→ **Recorded data**
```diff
-                        const int idx = j0 - balq;
-                        int4 hv = make_int4(0, 0, 0, 0);
-                        uint2 gg = make_uint2(0u, 0u);
-                        if (idx >= 0 && idx < Wq) {
-                            hv = *(const int4 *)((const int32_t *)Vq + idx);
-                            gg = *(const uint2 *)(Vq + 4ll * Wq + 2ll * idx);
-                        }
-                        int wl = (idx >= 1 && idx - 1 < Wq) ? ((const int32_t *)Vq)[idx - 1] : 0;
-                        const unsigned pspan = (unsigned)(ep - bp);
-                        const int hj[4] = {hv.x, hv.y, hv.z, hv.w};
-                        const uint32_t g16[4] = {gg.x & 0xffffu, gg.x >> 16, gg.y & 0xffffu, gg.y >> 16};
-#pragma unroll
-                        for (int k = 0; k < 4; k++) {
-                            if ((unsigned)(j0 + k - bp) <= pspan) {
-                                const int h = hj[k], c1 = h - (int)(g16[k] & 255u), c2 = h - (int)(g16[k] >> 8);
-                                if (h > hm[k]) { hm[k] = h; ah[k] = t; }
-                                if (c1 > x1[k]) { x1[k] = c1; a1[k] = t; }
-                                if (c2 > x2[k]) { x2[k] = c2; a2[k] = t; }
+                        if (lane_act) {
+                            const bool up = t == t_up;
+                            pred_rec q = {prev_beg, prev_end, 0};
+                            if (!up) q = read_rec(plist[ps + t]);
+                            const int bp = q.bp, ep = q.ep;
+                            const uint64_t vq_off = q.voff;
+                            const uint8_t *Vq = pool + vq_off;
+                            const int balq = bp & ~3;
+                            const int Wq = (!chunked || vq_off != 0) ? (ep - balq + 1 + 3) & ~3 : 0;
+                            const int idx = j0 - balq;
+                            int d_in = (jw0 - 1 - bp) | (ep - 255 - jw0);
+                            asm volatile("" : "+s"(d_in));
+                            int4 hv = uh;
+                            uint2 gg = ug;
+                            int wl = uw;
+                            if (d_in >= 0 && (up || Wq != 0)) {
+                                if (!up) {
+                                    hv = *(const int4 *)((const int32_t *)Vq + idx);
+                                    gg = *(const uint2 *)(Vq + 4ll * Wq + 2ll * idx);
+                                    wl = ((const int32_t *)Vq)[idx - 1];
+                                }
+                                const int hj[4] = {hv.x, hv.y, hv.z, hv.w};
+                                const uint32_t g16[4] = {gg.x & 0xffffu, gg.x >> 16, gg.y & 0xffffu, gg.y >> 16};
+#pragma unroll
+                                for (int k = 0; k < 4; k++) {
+                                    const int h = hj[k], c1 = h - (int)(g16[k] & 255u), c2 = h - (int)(g16[k] >> 8);
+                                    if (h > hm[k]) { hm[k] = h; ah[k] = t; }
+                                    if (c1 > x1[k]) { x1[k] = c1; a1[k] = t; }
+                                    if (c2 > x2[k]) { x2[k] = c2; a2[k] = t; }
+                                }
+                                if (wl > hl) { hl = wl; ahl = t; }
+                            } else {
+                                if (!up) {
+                                    hv = make_int4(0, 0, 0, 0);
+                                    gg = make_uint2(0u, 0u);
+                                    if (idx >= 0 && idx < Wq) {
+                                        hv = *(const int4 *)((const int32_t *)Vq + idx);
+                                        gg = *(const uint2 *)(Vq + 4ll * Wq + 2ll * idx);
+                                    }
+                                    wl = (idx >= 1 && idx - 1 < Wq) ? ((const int32_t *)Vq)[idx - 1] : 0;
+                                }
+                                const unsigned pspan = (unsigned)(ep - bp);
+                                const int hj[4] = {hv.x, hv.y, hv.z, hv.w};
+                                const uint32_t g16[4] = {gg.x & 0xffffu, gg.x >> 16, gg.y & 0xffffu, gg.y >> 16};
+#pragma unroll
+                                for (int k = 0; k < 4; k++) {
+                                    if ((unsigned)(j0 + k - bp) <= pspan) {
+                                        const int h = hj[k], c1 = h - (int)(g16[k] & 255u), c2 = h - (int)(g16[k] >> 8);
+                                        if (h > hm[k]) { hm[k] = h; ah[k] = t; }
+                                        if (c1 > x1[k]) { x1[k] = c1; a1[k] = t; }
+                                        if (c2 > x2[k]) { x2[k] = c2; a2[k] = t; }
+                                    }
+                                }
+                                if (j0 >= 1 && (unsigned)(j0 - 1 - bp) <= pspan && wl > hl) { hl = wl; ahl = t; }
                             }
                         }
-                        if (j0 >= 1 && (unsigned)(j0 - 1 - bp) <= pspan && wl > hl) { hl = wl; ahl = t; }
-                    }
-                    const int4 hq = make_int4(hm[0], hm[1], hm[2], hm[3]);
-                    uint32_t gv[4];
-#pragma unroll
-                    for (int k = 0; k < 4; k++) gv[k] = (uint32_t)(hm[k] - x1[k]) | ((uint32_t)(hm[k] - x2[k]) << 8);
-                    *(int4 *)(Hs + (j0 & win_mask)) = hq;
-                    *(uint2 *)(Gs + (j0 & win_mask)) = make_uint2(gv[0] | (gv[1] << 16), gv[2] | (gv[3] << 16));
-                    if (c == 0 && bal > 0) Hs[(bal - 1) & win_mask] = hl;
-                    if (np > 1) {
-                        *(uint32_t *)(drow + (uint64_t)W + c) = (uint32_t)ahl | ((uint32_t)ah[0] << 8) | ((uint32_t)ah[1] << 16) | ((uint32_t)ah[2] << 24);
-                        *(uint32_t *)(drow + 2ull * W + c) = (uint32_t)a1[0] | ((uint32_t)a1[1] << 8) | ((uint32_t)a1[2] << 16) | ((uint32_t)a1[3] << 24);
-                        *(uint32_t *)(drow + 3ull * W + c) = (uint32_t)a2[0] | ((uint32_t)a2[1] << 8) | ((uint32_t)a2[2] << 16) | ((uint32_t)a2[3] << 24);
+                    }
+                    if (lane_act) {
+                        const int4 hq = make_int4(hm[0], hm[1], hm[2], hm[3]);
+                        uint32_t gv[4];
+#pragma unroll
+                        for (int k = 0; k < 4; k++) gv[k] = (uint32_t)(hm[k] - x1[k]) | ((uint32_t)(hm[k] - x2[k]) << 8);
+                        *(int4 *)(Hs + (j0 & win_mask)) = hq;
+                        *(uint2 *)(Gs + (j0 & win_mask)) = make_uint2(gv[0] | (gv[1] << 16), gv[2] | (gv[3] << 16));
+                        if (c == 0 && bal > 0) Hs[(bal - 1) & win_mask] = hl;
+                        if (np > 1) {
+                            *(uint32_t *)(drow + (uint64_t)W + c) = (uint32_t)ahl | ((uint32_t)ah[0] << 8) | ((uint32_t)ah[1] << 16) | ((uint32_t)ah[2] << 24);
+                            *(uint32_t *)(drow + 2ull * W + c) = (uint32_t)a1[0] | ((uint32_t)a1[1] << 8) | ((uint32_t)a1[2] << 16) | ((uint32_t)a1[3] << 24);
+                            *(uint32_t *)(drow + 3ull * W + c) = (uint32_t)a2[0] | ((uint32_t)a2[1] << 8) | ((uint32_t)a2[2] << 16) | ((uint32_t)a2[3] << 24);
+                        }
                     }
                 }
             }
```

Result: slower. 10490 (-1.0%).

→ **Work request**
Each line holding the word "unsigned" must be copied from the data.

→ **Answer box**
-                        const unsigned pspan = (unsigned)(ep - bp);
-                            if ((unsigned)(j0 + k - bp) <= pspan) {
+                                const unsigned pspan = (unsigned)(ep - bp);
+                                    if ((unsigned)(j0 + k - bp) <= pspan) {
+                                if (j0 >= 1 && (unsigned)(j0 - 1 - bp) <= pspan && wl > hl) { hl = wl; ahl = t; }
-                        if (j0 >= 1 && (unsigned)(j0 - 1 - bp) <= pspan && wl > hl) { hl = wl; ahl = t; }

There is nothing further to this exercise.